Calculation of the interface curvature and normal vector with the level-set method

This article addresses the use of the level-set method for capturing the interface between two fluids. One of the advantages of the level-set method is that the curvature and the normal vector of the interface can be readily calculated from the level-set function. However, in cases where the level-set method is used to capture topological changes, the standard discretization techniques for the curvature and the normal vector do not work properly. This is because they are affected by the discontinuities of the signed-distance function half-way between two interfaces. This article addresses the calculation of normal vectors and curvatures with the level-set method for such cases.

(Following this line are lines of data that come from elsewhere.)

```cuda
int spg_tc_gemm_ex(const float* A, int64_t lda, const float* weight_image, const float* bias, float* C,
                   int64_t ldc, int64_t M, int N, int K,
                   const float* a_scale, const float* a_shift, int a_relu,
                   const float* a2, int64_t lda2, const float* a_mean, const float* a_var,
                   const float* a_s12, float a_eps, float* dy_out, int64_t lddy,
                   int epilogue, float* partials_ws,
                   float* mean_out, float* var_out, const float* gamma, const float* beta, float eps,
                   float* scale_out, float* shift_out, float* running_mean, float* running_var,
                   int64_t* num_batches_tracked, float momentum,
                   const float* e_y, int64_t e_ldy, const float* e_scale, const float* e_shift,
                   const float* e_mean, const float* e_var, float e_eps, int e_relu, float* e_s12,
                   spg_stream_t stream) {
    if (M < 0 || !A || !weight_image || !C) return SPG_E_BADARG;
    if (M == 0) return SPG_OK;
    if (!spg_tc_gemm_supported(M, N, K)) return SPG_E_UNSUPPORTED;
    if ((lda & 3) || (ldc & 3) || lda < K || ldc < N) return SPG_E_ALIGN;
    if (((uintptr_t)A | (uintptr_t)C | (uintptr_t)weight_image | (uintptr_t)a2 | (uintptr_t)dy_out |
         (uintptr_t)e_y) & 15)
        return SPG_E_ALIGN;
    if (ceil_div64(M, T2_BM) > 2147483647ll) return SPG_E_UNSUPPORTED;
    Tc2Args a;
    a.A = A; a.lda = lda; a.A2 = a2; a.lda2 = lda2; a.bias = bias; a.C = C; a.ldc = ldc; a.M = M;
    a.N = N; a.K = K; a.a_scale = a_scale; a.a_shift = a_shift; a.a_relu = a_relu;
    a.a_mean = a_mean; a.a_var = a_var; a.a_s12 = a_s12; a.a_eps = a_eps;
    a.dy_out = dy_out; a.lddy = lddy;
    a.epi = epilogue; a.part = partials_ws;
    a.mean_out = mean_out; a.var_out = var_out;
    a.fold = fold_args(gamma, beta, eps, scale_out, shift_out, running_mean, running_var, num_batches_tracked,
                       momentum, M);
    a.e_y = e_y; a.e_ldy = e_ldy; a.e_scale = e_scale; a.e_shift = e_shift; a.e_mean = e_mean;
    a.e_var = e_var; a.e_eps = e_eps; a.e_relu = e_relu; a.e_s12 = e_s12; a.nstages = 0;
    const bool bnbwd = a2 != nullptr;
    if (bnbwd && (!a_scale || !a_shift || !a_mean || !a_var || !a_s12 || (lda2 & 3) || lda2 < K))
        return SPG_E_BADARG;
    if (dy_out && (!bnbwd || (lddy & 3) || lddy < K)) return SPG_E_BADARG;
    if (epilogue == EPI_STATS) {
        if (!partials_ws || !mean_out || !var_out) return SPG_E_BADARG;
        if (a.fold.enabled && !shift_out) return SPG_E_BADARG;
    } else if (epilogue == EPI_BNRED) {
        if (!partials_ws || !e_y || !e_mean || !e_var || !e_s12 || (e_ldy & 3) || e_ldy < N) return SPG_E_BADARG;
    } else if (epilogue != EPI_NONE) {
        return SPG_E_BADARG;
    }
    cudaStream_t s = (cudaStream_t)stream;
    const int ns = pick_ns(N, K);
#define SPG_TC2_CASE(NS_)                                                                  \
    if (ns == NS_) return bnbwd ? launch_tc2<NS_, PRO_BNBWD>(a, weight_image, s)          \
                                : launch_tc2<NS_, PRO_AFFINE>(a, weight_image, s);
    SPG_TC2_CASE(128)
    SPG_TC2_CASE(64)
    SPG_TC2_CASE(32)
#undef SPG_TC2_CASE
    return SPG_E_UNSUPPORTED;
}

int spg_tc_gemm(const float* A, int64_t lda, const float* weight_image, const float* bias, float* C,
                int64_t ldc, int64_t M, int N, int K, const float* a_scale, const float* a_shift,
                int a_relu, spg_stream_t stream) {
    return spg_tc_gemm_ex(A, lda, weight_image, bias, C, ldc, M, N, K, a_scale, a_shift, a_relu, nullptr, 0,
                          nullptr, nullptr, nullptr, 0.f, nullptr, 0, EPI_NONE, nullptr, nullptr, nullptr,
                          nullptr, nullptr, 0.f, nullptr, nullptr, nullptr, nullptr, nullptr, 0.f, nullptr, 0,
                          nullptr, nullptr, nullptr, nullptr, 0.f, 0, nullptr, stream);
}

}
```

Before: 44.96 million.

It presents a discretization scheme based on the geometry-aware curvature discretization by Macklin and Lowengrub [1]. As the present scheme is independent of the ghost-fluid method, it becomes more generally applicable, and it can be implemented into an existing level-set code more easily than Macklin and Lowengrub’s scheme [1]. The present scheme is compared with the second-order central-difference scheme and with Macklin and Lowengrub’s scheme [1], first for a case with no flow, then for a case where two drops collide in a 2D shear flow, and finally for a case where two drops collide in an axisymmetric flow. In the latter two cases, the Navier–Stokes equations for incompressible two-phase flow are solved. The article also gives a comparison of the calculation of normal vectors with the direction difference scheme presented by Macklin and Lowengrub in [2] and with the present discretization scheme. The results show that the present discretization scheme yields more robust calculations of the curvature than the second-order central difference scheme in areas where topological changes are imminent. The present scheme compares well to Macklin and Lowengrub’s method [1]. The results also demonstrate that the direction difference scheme [2] is not always sufficient to accurately calculate the normal vectors.

• Presents a method to calculate the curvature across kinks in the distance function.
• Demonstrates the ability to calculate the curvature where the central-difference method fails.
• Slightly easier to implement than alternative methods.
• Use the present method to simulate coalescence of two drops, first in a 2D shear flow then in an axisymmetric flow.
• Presents a combined method to calculate the normal vector across kinks.